How to Not Need “Cheat Days”

vegetables italian pizza restaurant

I don’t have “cheat days”.

I’m not THAT dedicated.

Hahaha!  Probably not what you expected to hear from me.

Nutrition supports your fitness goals in two ways…

  • Calories determine whether you are gaining, losing, or maintaining.
  • Macro and micronutrients help your body work optimally and help you feel better.

Food preferences are individual.  (I really dislike strawberry ice cream.  Go ahead – judge. But I’m going for the chocolate.  Or my recent new favorite – orange cream sherbet.  Must a summer thing!)

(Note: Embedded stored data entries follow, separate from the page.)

#define CS_UNROLL 6
#define CS_MAX_STRIPS 8
#define CS_LUT_PRIO 3
template <bool UNAL, bool FUSED>
__global__ __launch_bounds__(64 * (CS_MAX_STRIPS + 2), 6) void k_clahe_apply_pyr(ClaheParams P, const uint8_t *__restrict__ src, const uint8_t *__restrict__ lut,
                                                                                uint8_t *__restrict__ dst)
{
    extern __shared__ __align__(16) unsigned char clahe_smem[];
    uint32_t *lut4 = (uint32_t *)clahe_smem;
    uint8_t *ring = clahe_smem + (size_t)(P.tiles_x + 1) * 1024;
    const int b = blockIdx.x, s = __builtin_amdgcn_readfirstlane(threadIdx.x >> 6);
    const int lane = threadIdx.x & 63, ndw = (P.w + 3) >> 2, wr = UNAL ? (P.w & 3) : 0;
    uint32_t *hist_w = (uint32_t *)(ring + (size_t)2 * P.tiles_x * 256) + (s < P.nstrips ? s * CH_WAVE_DW : P.nstrips * CH_WAVE_DW + (s - P.nstrips) * CH_MULTI_DW);
    const int hist_copies = s < P.nstrips ? 1 : CH_NCOPY;
    auto lut_row = [&](int ty, int tx0, int txstep) {
        uint8_t *slot = ring + (size_t)(ty & 1) * P.tiles_x * 256 - (size_t)ty * P.tiles_x * 256 + 4 * lane;
        clahe_lut_tiles<!UNAL>(P, src + (long long)b * P.src_item_stride, hist_w, lane, ty * P.tiles_x + tx0, (ty + 1) * P.tiles_x, txstep,
                               [&](int t, uint32_t packed) { *(uint32_t *)(slot + (size_t)t * 256) = packed; }, hist_copies);
    };
    typedef uint32_t cs_u32_a1 __attribute__((aligned(1)));
    const int cmin = 0, ncell = P.tiles_x + 1;
    const uint8_t *L = lut + (long long)b * P.tiles_x * P.tiles_y * 256;
    auto cell_row = [&](int y) { return (int)floorf((float)y * P.inv_th - 0.5f) + 1; };
    int cy = -1, y_switch = 0;
    auto build = [&](int cyv) {
        const int ty1 = max(cyv - 1, 0), ty2 = min(cyv, P.tiles_y - 1);
        const uint8_t *L1 = FUSED ? ring + (size_t)(ty1 & 1) * P.tiles_x * 256 : L + (size_t)ty1 * P.tiles_x * 256;
        const uint8_t *L2 = FUSED ? ring + (size_t)(ty2 & 1) * P.tiles_x * 256 : L + (size_t)ty2 * P.tiles_x * 256;
        __syncthreads();
        for (int e = threadIdx.x; e < ncell * 64; e += blockDim.x) {
            const int cx = cmin + (e >> 6), v4 = (e & 63) * 4;
            const int tx1 = max(cx - 1, 0), tx2 = min(cx, P.tiles_x - 1);
            const uint32_t a = *(const uint32_t *)(L1 + tx1 * 256 + v4), bb = *(const uint32_t *)(L1 + tx2 * 256 + v4);
            const uint32_t c = *(const uint32_t *)(L2 + tx1 * 256 + v4), dd = *(const uint32_t *)(L2 + tx2 * 256 + v4);
            const uint32_t ab01 = __builtin_amdgcn_perm(bb, a, 0x05010400u), ab23 = __builtin_amdgcn_perm(bb, a, 0x07030602u);
            const uint32_t cd01 = __builtin_amdgcn_perm(dd, c, 0x05010400u), cd23 = __builtin_amdgcn_perm(dd, c, 0x07030602u);
            c_u32x4 o;
            o.x = __builtin_amdgcn_perm(cd01, ab01, 0x05040100u); o.y = __builtin_amdgcn_perm(cd01, ab01, 0x07060302u);
            o.z = __builtin_amdgcn_perm(cd23, ab23, 0x05040100u); o.w = __builtin_amdgcn_perm(cd23, ab23, 0x07060302u);
            *(c_u32x4 *)(lut4 + ((e >> 6) << 8) + v4) = o;
        }
        __syncthreads();
    };
    if (FUSED) {
        lut_row(0, s, P.nstrips + P.nlut);
        if (s >= P.nstrips) {
            const int n_cell_rows = cell_row(P.h - 1) + 1;
            __builtin_amdgcn_s_setprio(CS_LUT_PRIO);
            for (int c = 0; c < n_cell_rows; c++) {
                build(c);
                if (c + 1 < P.tiles_y) lut_row(c + 1, s - P.nstrips, P.nlut);
            }
            return;
        }
    }
    const int core0 = s == 0 ? 0 : 63 + 62 * (s - 1);
    const int core1 = s == P.nstrips - 1 ? ndw : 63 + 62 * s;
    const int d_first = s == 0 ? 0 : core0 - 1;
    const int d_raw = d_first + lane;
    const int d = min(d_raw, ndw - 1);
    const bool core = d_raw >= core0 && d_raw < core1;
    const int xb = 4 * d;
    float xa[4], xa1[4];
    const uint32_t *lutc[4];
#pragma unroll
    for (int k = 0; k < 4; k++) {
        const float txf = (float)min(xb + k, P.w - 1) * P.inv_tw - 0.5f;
        const int fx = (int)floorf(txf);
        xa[k] = txf - (float)fx; xa1[k] = 1.0f - xa[k];
        lutc[k] = lut4 + ((fx + 1 - cmin) << 8);
    }
    const c_f32x2 XA01 = {xa[0], xa[1]}, XA23 = {xa[2], xa[3]}, XB01 = {xa1[0], xa1[1]}, XB23 = {xa1[2], xa1[3]};
    uint8_t *dimg = dst + (long long)b * P.dst_item_stride;
    uint8_t *l1 = dimg + P.l1_delta;
    const int win = P.border;
    const int l1odd = UNAL ? (P.l1_w & 1) : 0;
    const int nb0 = (win + 3) >> 2, nb1 = (win + 1) >> 1;
    const int nbr0 = nb0 + (wr ? 1 : 0), nbr1 = nb1 + l1odd;
    const bool bl0 = core && d < nb0, br0 = core && d >= ndw - nbr0;
    const bool bl1 = core && d >= 1 && d <= nb1, br1 = core && d >= ndw - nbr1;
    const bool edge_strip = s == 0 || core1 > ndw - max(nbr0, nbr1);
    const bool first_col = d_raw == 0, last_col = d_raw == ndw - 1;
    const bool dup = d_raw > ndw - 1;
    const uint32_t pad0 = 4u * nb0, pad1 = 2u * nb1;
    const uint32_t slack0 = pad0 + 4u * (uint32_t)((P.w + win + 3) >> 2), slack1 = pad1 + 2u * (uint32_t)((P.l1_w + win + 3) >> 1);
    const uint32_t o0 = dup ? slack0 : pad0 + 4u * d;
    const uint32_t o0b = bl0 ? pad0 - 4u * (d + 1) : (br0 ? pad0 + (uint32_t)(2 * P.w - 2 - xb - ((wr & 1) ? 0 : 2)) : slack0);
    const uint32_t sel_br = (wr & 1) ? 0x01020304u : 0x03040506u;
    const uint32_t sel_fix = (last_col && wr) ? (wr == 1 ? 0x01020304u : (wr == 2 ? 0x03040504u : 0x05060504u)) : 0x07060504u;
    const uint32_t sel_rt = wr == 0 ? 0x0c0c0c06u : (wr == 1 ? 0x0c0c0c00u : (wr == 2 ? 0x0c0c0c02u : 0x0c0c0c04u));
    const uint32_t o1 = core ? pad1 + 2u * d : slack1;
    const uint32_t o1b = bl1 ? pad1 - 2u * d : (br1 ? pad1 + (uint32_t)P.l1_w + 2u * (ndw - 1 - d) - (uint32_t)l1odd : slack1);
    const bool fix1 = last_col && l1odd;
    uint8_t *d0m = dimg - pad0, *d1m = l1 - pad1;
    const uint32_t xo = (d == ndw - 1 && wr) ? (uint32_t)(P.w - 4) : (uint32_t)xb;
    const uint32_t in_sh = (d == ndw - 1 && wr) ? 8u * (4u - (uint32_t)wr) : 0u;

    auto stage = [&](int y) {
        cy = cell_row(y);
        int yn = max(y + 1, (int)(((float)cy + 0.5f) * (float)P.th) - 2);
        while (yn < P.h && cell_row(yn) == cy) yn++;
        y_switch = yn;
        build(cy);
    };
    uint8_t *dbase = min(d0m - (long long)win * P.dst_stride, d1m - (long long)win * P.l1_pitch) - 256;
    const __amdgpu_buffer_rsrc_t rs_dst = __builtin_amdgcn_make_buffer_rsrc(dbase, 0, 0x7fffffff, 0x00020000);
    const uint8_t *sbase = src + (long long)b * P.src_item_stride;
    const __amdgpu_buffer_rsrc_t rs_src = __builtin_amdgcn_make_buffer_rsrc((void *)sbase, 0, 0x7fffffff, 0x00020000);
    auto put0 = [&](uint8_t *row, uint32_t v, uint32_t bv) {
        const int so = (int)(row - dbase);
        __builtin_amdgcn_raw_buffer_store_b32(v, rs_dst, (int)o0, so, 0);
        if (edge_strip) __builtin_amdgcn_raw_buffer_store_b32(bv, rs_dst, (int)o0b, so, 0);
    };
    auto put1 = [&](uint8_t *row, uint32_t v, uint32_t bv) {
        const int so = (int)(row - dbase);
        __builtin_amdgcn_raw_buffer_store_b16((unsigned short)v, rs_dst, (int)o1, so, 0);
        if (edge_strip) __builtin_amdgcn_raw_buffer_store_b16((unsigned short)bv, rs_dst, (int)o1b, so, 0);
    };
    typedef unsigned short cu16x2 __attribute__((ext_vector_type(2)));
    uint8_t *r1 = d1m;
    auto emit = [&](int Y, uint32_t c0, uint32_t c1, uint32_t c2, uint32_t c3, uint32_t c4, auto mirror_c) {
        constexpr bool MIRROR = decltype(mirror_c)::value;
        const cu16x2 s0 = __builtin_bit_cast(cu16x2, c0), s1 = __builtin_bit_cast(cu16x2, c1), s2 = __builtin_bit_cast(cu16x2, c2),
                     s3 = __builtin_bit_cast(cu16x2, c3), s4 = __builtin_bit_cast(cu16x2, c4);
        const cu16x2 v = (s2 * (unsigned short)6 + (s1 + s3) * (unsigned short)4 + s0 + s4 + (unsigned short)128) >> (unsigned short)8;
        uint32_t o = __builtin_amdgcn_perm(0u, __builtin_bit_cast(uint32_t, v), 0x0c0c0200u);
        uint32_t bv = 0;
        if (edge_strip) {
            bv = __builtin_amdgcn_perm(c_wave_shr1(o), o, 0x0c0c0500u);
            if (UNAL && fix1) o = bv;
        }
        put1(r1, o, bv);
        r1 += P.l1_pitch;
        if (MIRROR) {
            if (Y >= 1 && Y <= win) put1(d1m - (long long)Y * P.l1_pitch, o, bv);
            if (Y >= P.l1_h - 1 - win && Y <= P.l1_h - 2) put1(d1m + (long long)(2 * (P.l1_h - 1) - Y) * P.l1_pitch, o, bv);
        }
    };

    uint32_t hA = 0, hB = 0, hC = 0, hD = 0, hE = 0;
    const uint8_t *srow = src + (long long)b * P.src_item_stride;
    uint8_t *r0 = d0m;
    uint32_t inr[CS_UNROLL], nxt[CS_UNROLL];
#pragma unroll
    for (int u = 0; u < CS_UNROLL; u++) inr[u] = *(const cs_u32_a1 *)(srow + (long long)min(u, P.h - 1) * P.stride + xo) >> (UNAL ? in_sh : 0u);
    srow += (long long)CS_UNROLL * P.stride;
    auto do_row = [&](int y, uint32_t in, auto mirror_c) {
        constexpr bool MIRROR = decltype(mirror_c)::value;
        const float tyf = (float)y * P.inv_th - 0.5f;
        const float ya = tyf - (float)(cy - 1), ya1 = 1.0f - ya;
        const c_f32x2 YA = {ya, ya}, YB = {ya1, ya1};
        const uint32_t q0 = lutc[0][in & 0xFF], q1 = lutc[1][(in >> 8) & 0xFF], q2 = lutc[2][(in >> 16) & 0xFF], q3 = lutc[3][in >> 24];
        const c_f32x2 A11 = {c_ub(q0, 0), c_ub(q1, 0)}, A12 = {c_ub(q0, 1), c_ub(q1, 1)}, A21 = {c_ub(q0, 2), c_ub(q1, 2)}, A22 = {c_ub(q0, 3), c_ub(q1, 3)};
        const c_f32x2 B11 = {c_ub(q2, 0), c_ub(q3, 0)}, B12 = {c_ub(q2, 1), c_ub(q3, 1)}, B21 = {c_ub(q2, 2), c_ub(q3, 2)}, B22 = {c_ub(q2, 3), c_ub(q3, 3)};
        const c_f32x2 r01 = (A11 * XB01 + A12 * XA01) * YB + (A21 * XB01 + A22 * XA01) * YA;
        const c_f32x2 r23 = (B11 * XB23 + B12 * XA23) * YB + (B21 * XB23 + B22 * XA23) * YA;
        const c_f32x2 MAGIC = {12582912.0f, 12582912.0f};
        const c_f32x2 m01 = r01 + MAGIC, m23 = r23 + MAGIC;
        const uint32_t u0 = __builtin_bit_cast(uint32_t, (float)m01.x), u1 = __builtin_bit_cast(uint32_t, (float)m01.y);
        const uint32_t u2 = __builtin_bit_cast(uint32_t, (float)m23.x), u3 = __builtin_bit_cast(uint32_t, (float)m23.y);
        uint32_t out = __builtin_amdgcn_perm(__builtin_amdgcn_perm(u3, u2, 0x0c0c0400u), __builtin_amdgcn_perm(u1, u0, 0x0c0c0400u), 0x05040100u);
        uint32_t lf = c_wave_shr1(out), rt = c_wave_shl1(out);
        if (first_col) lf = __builtin_amdgcn_perm(out, out, 0x01020000u);
        if (edge_strip) {
            if (UNAL) out = __builtin_amdgcn_perm(out, lf, sel_fix);
        }
        if (UNAL) { if (last_col) rt = __builtin_amdgcn_perm(out, lf, sel_rt); }
        else if (last_col) rt = out >> 16;
        uint32_t bv = 0;
        if (edge_strip)
            bv = bl0 ? __builtin_amdgcn_perm(out, rt, 0x05060700u) : __builtin_amdgcn_perm(out, lf, sel_br);
        put0(r0, out, bv);
        r0 += P.dst_stride;
        if (MIRROR) {
            if (y >= 1 && y <= win) put0(d0m - (long long)y * P.dst_stride, out, bv);
            if (y >= P.h - 1 - win && y <= P.h - 2) put0(d0m + (long long)(2 * (P.h - 1) - y) * P.dst_stride, out, bv);
        }
        const uint32_t l0 = __builtin_amdgcn_alignbyte(out, lf, 2);
        const uint32_t h0 = __builtin_amdgcn_udot4(l0, 0x04060401u, __builtin_amdgcn_udot4(out, 0x00010000u, 0u, false), false);
        const uint32_t h1 = __builtin_amdgcn_udot4(out, 0x04060401u, __builtin_amdgcn_udot4(rt, 0x00000001u, 0u, false), false);
        hA = hB; hB = hC; hC = hD; hD = hE; hE = h0 | (h1 << 16);
    };
    for (int yb = 0; yb < P.h; yb += CS_UNROLL) {
        if (yb + 2 * CS_UNROLL <= P.h) {
#pragma unroll
            for (int u = 0; u < CS_UNROLL; u++) { nxt[u] = (uint32_t)__builtin_amdgcn_raw_buffer_load_b32(rs_src, (int)xo, (int)(srow - sbase), 0) >> (UNAL ? in_sh : 0u); srow += P.stride; }
        } else {
#pragma unroll
            for (int u = 0; u < CS_UNROLL; u++)
                nxt[u] = *(const cs_u32_a1 *)(src + (long long)b * P.src_item_stride + (long long)min(yb + CS_UNROLL + u, P.h - 1) * P.stride + xo) >> (UNAL ? in_sh : 0u);
        }
        if (yb == y_switch) stage(yb);
        const bool fast = yb > 2 * win + 2 && yb + CS_UNROLL - 1 < P.h - 1 - win && yb + CS_UNROLL - 4 < 2 * (P.l1_h - 1 - win) &&
                          y_switch >= yb + CS_UNROLL && yb + CS_UNROLL <= P.h;
        if (fast) {
#pragma unroll
            for (int u = 0; u < CS_UNROLL; u++) {
                do_row(yb + u, inr[u], std::false_type());
                if ((u & 1) == 0) emit((yb + u - 2) >> 1, hA, hB, hC, hD, hE, std::false_type());
            }
        } else {
#pragma nounroll
            for (int u = 0; u < CS_UNROLL; u++) {
                const int y = yb + u;
                if (y >= P.h) break;
                if (y == y_switch) stage(y);
                do_row(y, inr[0], std::true_type());
                if (!(y & 1)) {
                    if (y == 2) emit(0, hE, hD, hC, hD, hE, std::true_type());
                    else if (y > 2) emit((y - 2) >> 1, hA, hB, hC, hD, hE, std::true_type());
                }
#pragma unroll
                for (int k = 0; k + 1 < CS_UNROLL; k++) inr[k] = inr[k + 1];
            }
        }
#pragma unroll
        for (int u = 0; u < CS_UNROLL; u++) inr[u] = nxt[u];
    }
    if (P.h & 1) emit((P.h - 1) >> 1, hC, hD, hE, hD, hC, std::true_type());
    else emit((P.h - 2) >> 1, hB, hC, hD, hE, hD, std::true_type());
}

person holding ice cream with cone

Once you get used to using food as fuel, it’s like seeing the matrix.  Sort of.  You’ll still drop into the illusion and enjoy your favorites.

But those favorites are part of the matrix – they are a combination of calories and nutrients.  In the matrix, pizza has no value judgement – it’s just calories, carbs, protein, and fat.

That said, when I’m in a fat-loss phase (which I’m not this year), what someone else might call a “cheat day”, I call a refeed day.

On a refeed day, I’ll bring my calories up to maintenance – which means my goal is to eat the same number of calories that I estimate I will burn in that 24 hours period.

Usually, I do that by increasing portion sizes of foods I’m already eating.  But if I’m psychologically needing something I haven’t had in a while, that will come in on a refeed day.

It’s all logged.  It’s not a “cheat” anything because I’m not cheating by choosing “forbidden foods”.  No foods are forbidden for this purpose. 

Food choices are individual.  Yes, there are plenty of medical, philosophical, and ethical reasons why people have certain food preferences.

 That’s not what I’m talking about here.  I’m talking about controlling the amount of food you choose to eat – whatever that is going to be.

Actually, I do the same thing when I’m NOT in a fat-loss phase.  The difference is that I’m either at maintenance or in a controlled surplus with calories.


Not everyone likes the matrix.  I do.  I like the flexibility of choosing foods I like instead of using food lists.  I like how it changed my relationship with food by adding some structure and science.

Now the questions are do you do a refeed day, a refeed meal, and when? 

That’s another post…

If you’d like me to teach you how to do this for yourself, or to figure it all out for you  – a customized nutrition plan with live, weekly, support to make it all work when life gets busy – learn more here.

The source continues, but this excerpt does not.